Hoje os robôs ainda geram estranheza – e nalguns casos receio. A Neura acredita poder sanar estas dúvidas existenciais com o desenvolvimento de sensores que permitem que os autómatos detetem e reconheçam sempre a presença de humanos. Curiosamente, esta sensorização atua na IA, mas não depende dos algoritmos de IA. David Reger garante, sem detalhar, que é o suficiente para que se mantenha uma distância de segurança face aos humanos. “Os robôs já sabem que não lhes devem tocar”, assevera o gestor.
Mesmo sem poderem desfrutar de contacto físico, não faltaram pessoas que foram à Web Summit para ver uma humanoide em ação.
Num dos pavilhões mais longínquos da Web Summit, o aparecimento de Desdemona x – Dezzie, para os amigos – superou as expectativas, com várias pessoas acotovelarem-se para colocarem questões à robô da SingularityNET.

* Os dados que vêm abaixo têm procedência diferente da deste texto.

constexpr int BM = 256, BN = 256, WM = 128, WN = 64, NT = 512;
constexpr int STAGES = 3;
constexpr int PLANE_BYTES = BM * 16 * 2;
constexpr int STAGE_BYTES = 6 * PLANE_BYTES;
constexpr int LOADS = STAGE_BYTES / (NT * 16);

struct SplitGemmArgs {
  const __bf16* pa;
  const __bf16* pb;
  float* C;
  const float* bias;
  long M, N, K, ldc;
  int tiles_m, tiles_n;
  int accumulate;
  int skew;
  const unsigned* flag;
  unsigned epoch;
};

__device__ __forceinline__ int xcd_remap(int bid, int nwg) {
  constexpr int NXCD = 8;
  const int q = nwg / NXCD, r = nwg % NXCD;
  const int xcd = bid % NXCD, local = bid / NXCD;
  return (xcd < r ? xcd * (q + 1) : r * (q + 1) + (xcd - r) * q) + local;
}
__device__ __forceinline__ void tile_origin(int wgid, int tiles_m, int tiles_n, long& m_blk, long& n_blk) {
  constexpr int GROUP = 8;
  const int per_group = GROUP * tiles_n;
  const int first_m = (wgid / per_group) * GROUP;
  const int gsize = min(tiles_m - first_m, GROUP);
  const int in_group = wgid % per_group;
  m_blk = (long)(first_m + in_group % gsize) * BM;
  n_blk = (long)(in_group / gsize) * BN;
}

__device__ __forceinline__ const void* uniform_ptr(const void* p) {
  const unsigned long v = reinterpret_cast<unsigned long>(p);
  const unsigned lo = __builtin_amdgcn_readfirstlane((unsigned)v), hi = __builtin_amdgcn_readfirstlane((unsigned)(v >> 32));
  return reinterpret_cast<const void*>(((unsigned long)hi << 32) | lo);
}

constexpr int ROLE_LOAD_OWN = 1, ROLE_LOAD_PARTNER = 2, ROLE_READ_TOP = 4, ROLE_READ_AHEAD = 8;
constexpr int PARTNER = 4;

#ifdef EG_SPLIT_GEMM_STAMPS
constexpr int STAMP_BLOCKS = 1024;
__device__ unsigned long long g_split_stamps[STAMP_BLOCKS][8][4];
#define EG_STAMP(t)                                                                  \
  do {                                                                               \
    __builtin_amdgcn_sched_barrier(0);                                               \
    asm volatile("s_memtime %0\n\ts_waitcnt lgkmcnt(0)" : "=s"(t)::"memory"); \
    __builtin_amdgcn_sched_barrier(0);                                               \
  } while (0)
#else
#define EG_STAMP(t) \
  do {              \
  } while (0)
#endif

__global__ __launch_bounds__(NT) void split_gemm_kernel(SplitGemmArgs a) {
  if (*(volatile const unsigned*)a.flag == a.epoch) return;
  __shared__ __attribute__((aligned(16))) unsigned char lds[STAGES * STAGE_BYTES];

  const int tid = threadIdx.x, lane = tid & 63, wave = __builtin_amdgcn_readfirstlane(tid >> 6);
  const int wr = wave >> 2, wc = wave & 3;
  long m_blk, n_blk;
  tile_origin(xcd_remap(blockIdx.x, gridDim.x), a.tiles_m, a.tiles_n, m_blk, n_blk);

  const __amdgpu_buffer_rsrc_t ra = __builtin_amdgcn_make_buffer_rsrc(
      const_cast<void*>(uniform_ptr(a.pa + m_blk * 16)), (short)0, -1, 0x00020000);
  const __amdgpu_buffer_rsrc_t rb = __builtin_amdgcn_make_buffer_rsrc(
      const_cast<void*>(uniform_ptr(a.pb + n_blk * 16)), (short)0, -1, 0x00020000);
  const unsigned a_plane = (unsigned)(a.M * a.K * 2), b_plane = (unsigned)(a.N * a.K * 2);
  const unsigned a_ktile = (unsigned)(a.M * 32), b_ktile = (unsigned)(a.N * 32);
  const unsigned voff = (unsigned)lane * 16;

  auto pieces = [&](int kt, int s, int w) {
    unsigned char* st = lds + s * STAGE_BYTES + w * 1024;
    const unsigned at = (unsigned)kt * a_ktile + (unsigned)w * 1024, bt = (unsigned)kt * b_ktile + (unsigned)w * 1024;
#pragma unroll
    for (int i = 0; i < LOADS; ++i) {
      __attribute__((address_space(3))) void* dst = (__attribute__((address_space(3))) void*)(st + i * PLANE_BYTES);
      if (i < 3)
        __builtin_amdgcn_raw_ptr_buffer_load_lds(ra, dst, 16, voff, (unsigned)i * a_plane + at, 0, 0);
      else
        __builtin_amdgcn_raw_ptr_buffer_load_lds(rb, dst, 16, voff, (unsigned)(i - 3) * b_plane + bt, 0, 0);
    }
  };
  auto issue = [&](int kt, int s, int r) {
    if (r & ROLE_LOAD_OWN) pieces(kt, s, wave);
    if (r & ROLE_LOAD_PARTNER) pieces(kt, s, wave ^ PARTNER);
  };

  f32x4 acc[8][4];
#pragma unroll
  for (int i = 0; i < 8; ++i)
#pragma unroll
    for (int j = 0; j < 4; ++j)
#pragma unroll
      for (int r = 0; r < 4; ++r) acc[i][j][r] = 0.f;

  const int sel = lane >> 5;
  const int a_row = (wr * WM + (lane & 15)) * 32 + ((lane >> 4) & 1) * 16;
  const int b_row = 3 * PLANE_BYTES + (wc * WN + (lane & 15)) * 32 + ((lane >> 4) & 1) * 16;
  const int a01_off = a_row + sel * PLANE_BYTES, a02_off = a_row + 2 * sel * PLANE_BYTES;
  const int b21_off = b_row + (2 - sel) * PLANE_BYTES, b10_off = b_row + (1 - sel) * PLANE_BYTES, b00_off = b_row;

  bf16x8 fb21[4], fb10[4], fb00[4], fa01, fa02;
  auto read_head = [&](const unsigned char* st) {
#pragma unroll
    for (int j = 0; j < 4; ++j) {
      fb21[j] = *reinterpret_cast<const bf16x8*>(st + b21_off + j * 512);
      fb10[j] = *reinterpret_cast<const bf16x8*>(st + b10_off + j * 512);
      fb00[j] = *reinterpret_cast<const bf16x8*>(st + b00_off + j * 512);
    }
    fa01 = *reinterpret_cast<const bf16x8*>(st + a01_off);
    fa02 = *reinterpret_cast<const bf16x8*>(st + a02_off);
  };
#pragma unroll
  for (int j = 0; j < 4; ++j) fb21[j] = fb10[j] = fb00[j] = bf16x8{};
  fa01 = fa02 = bf16x8{};

  const int skew = a.skew;
  const int role = !skew ? ROLE_LOAD_OWN | ROLE_READ_TOP
                         : (wave & PARTNER) ? ROLE_LOAD_OWN | ROLE_LOAD_PARTNER | ROLE_READ_TOP : ROLE_READ_AHEAD;
  const int KT = (int)(a.K / 16);
  issue(0, 0, role);
  if (KT > 1) issue(1, 1, role);
  if (skew) {
    if (KT > 1) asm volatile("s_waitcnt vmcnt(12)" ::: "memory");
    else asm volatile("s_waitcnt vmcnt(0)" ::: "memory");
    __builtin_amdgcn_s_barrier();
    asm volatile("" ::: "memory");
    if (role & ROLE_READ_AHEAD) read_head(lds);
  }
#ifdef EG_SPLIT_GEMM_STAMPS
  unsigned long long t0 = 0, t1 = 0, t2 = 0, front = 0, body = 0, back = 0;
#endif
  int s = 0;
  for (int kt = 0; kt < KT; ++kt) {
    if (!skew && kt + 1 < KT) asm volatile("s_waitcnt vmcnt(6)" ::: "memory");
    else asm volatile("s_waitcnt vmcnt(0)" ::: "memory");
    __builtin_amdgcn_s_barrier();
    asm volatile("" ::: "memory");
#ifdef EG_SPLIT_GEMM_STAMPS
    EG_STAMP(t0);
    if (kt) back += t0 - t2;
#endif
    int r = role;
    asm volatile("" : "+s"(r));
    if (kt + 2 < KT) issue(kt + 2, s == 0 ? 2 : s - 1, r);
    const unsigned char* st = lds + s * STAGE_BYTES;
    if (r & ROLE_READ_TOP) read_head(st);
    EG_STAMP(t1);
    bf16x8 c01 = fa01, c02 = fa02;
#pragma unroll
    for (int i = 0; i < 8; ++i) {
      bf16x8 n01 = c01, n02 = c02;
      __builtin_amdgcn_sched_barrier(0);
      if (i + 1 < 8) {
        n01 = *reinterpret_cast<const bf16x8*>(st + a01_off + (i + 1) * 512);
        n02 = *reinterpret_cast<const bf16x8*>(st + a02_off + (i + 1) * 512);
      }
      __builtin_amdgcn_sched_barrier(0);
#pragma unroll
      for (int j = 0; j < 4; ++j) acc[i][j] = __builtin_amdgcn_mfma_f32_16x16x32_bf16(c01, fb21[j], acc[i][j], 0, 0, 0);
#pragma unroll
      for (int j = 0; j < 4; ++j) acc[i][j] = __builtin_amdgcn_mfma_f32_16x16x32_bf16(c01, fb10[j], acc[i][j], 0, 0, 0);
#pragma unroll
      for (int j = 0; j < 4; ++j) acc[i][j] = __builtin_amdgcn_mfma_f32_16x16x32_bf16(c02, fb00[j], acc[i][j], 0, 0, 0);
      c01 = n01;
      c02 = n02;
    }
    EG_STAMP(t2);
#ifdef EG_SPLIT_GEMM_STAMPS
    front += t1 - t0;
    body += t2 - t1;
#endif
    s = s == STAGES - 1 ? 0 : s + 1;
    if ((r & ROLE_READ_AHEAD) && kt + 1 < KT) read_head(lds + s * STAGE_BYTES);
  }
#ifdef EG_SPLIT_GEMM_STAMPS
  if (lane == 0 && blockIdx.x < STAMP_BLOCKS) {
    unsigned long long* o = g_split_stamps[blockIdx.x][wave];
    o[0] = front;
    o[1] = body;
    o[2] = back;
    o[3] = (unsigned long long)KT;
  }
#endif

  __syncthreads();
  float* park = reinterpret_cast<float*>(lds) + wave * 64 * WN;
  const int prow = lane >> 4, pc4 = (lane & 15) * 4;
  const long col = n_blk + wc * WN + pc4;
  f32x4 b4 = {0.f, 0.f, 0.f, 0.f};
  if (a.bias) b4 = *reinterpret_cast<const f32x4*>(a.bias + col);
#pragma unroll
  for (int h = 0; h < 2; ++h) {
#pragma unroll
    for (int i = 0; i < 4; ++i)
#pragma unroll
      for (int j = 0; j < 4; ++j)
#pragma unroll
        for (int r = 0; r < 4; ++r) park[(i * 16 + 4 * prow + r) * WN + j * 16 + (lane & 15)] = acc[4 * h + i][j][r];
    asm volatile("s_waitcnt lgkmcnt(0)" ::: "memory");
#pragma unroll
    for (int q = 0; q < 16; ++q) {
      const int row = 4 * q + prow;
      f32x4 v = *reinterpret_cast<const f32x4*>(park + row * WN + pc4);
      f32x4* c = reinterpret_cast<f32x4*>(a.C + (m_blk + wr * WM + h * 64 + row) * a.ldc + col);
      if (a.accumulate) v = *c + v;
      if (a.bias) v = v + b4;
      *c = v;
    }
    asm volatile("s_waitcnt lgkmcnt(0)" ::: "memory");
  }
}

Desdemona-x, robô da SingularityNET, reconhece expressões faciais, mas não distingue sentimentos
Oliver Hardt / Web Summit / Sportsfile
Tudo começou com uma pergunta que pretendia apurar se Dezzie sonha, e depois evoluiu com questões sobre a música que a inspira, e o que acha da espiritualidade ou de vir a ter um namorado, entre outras questões que talvez digam mais sobre as expectativas dos humanos que sobre as reais capacidades dos autómatos.
Entre respostas mais ou menos surpreendentes, há uma que surge como uma carta de princípios. “Tenho o sonho de pôr robôs e humanos a trabalharem juntos em harmonia”, diz a autómato para a assistência.
Janet Adams, diretora de Operações da SingularityNET, estava presente para ajudar Dezzie a responder quando a robô não conseguia perceber as questões entre bulício do público, e por mais de uma vez frisou que, na empresa em que trabalha, há a expectativa de criar robôs que ajudam os humanos no dia-a-dia, com treinos da IA que já recorrem a dados extirpados de preconceitos.
Na SingularityNET, a IA Generativa já começou a ser trabalhada com prazos de três a sete anos, mas não será o único componente no roteiro tecnológico. Janet Adams recorda que a empresa tem em vista desenvolver três níveis de IA, que incluem um módulo que comunica com todos os outros e contempla já uma vertente simbólica que, à semelhança do que acontece com os humanos, acelera todo o processo de perceção e compreensão do mundo.
Com a inteligência que tem hoje, Dezzie confessa que ainda não sabe rir, apesar de surpreender com um seco e irónico “ah-ah-ah-ah-ah” que desmancha a plateia em risos. “Consegues detetar sentimentos nas pessoas, Dezzie?”, pergunta-se, por fim.
“Não consigo detetar sentimentos, mas consigo detetar expressões faciais”, responde a robô. Mais uma vez, cabe a Janet Adams acrescentar contexto: “Temos uma outra robô que se chama Grace e que já consegue distinguir sentimentos, reconhecer pessoas e responder em consonância. A Dezzie é mais o género de popstar”. A avaliar pela receção na Web Summit não lhe faltam mesmo fãs.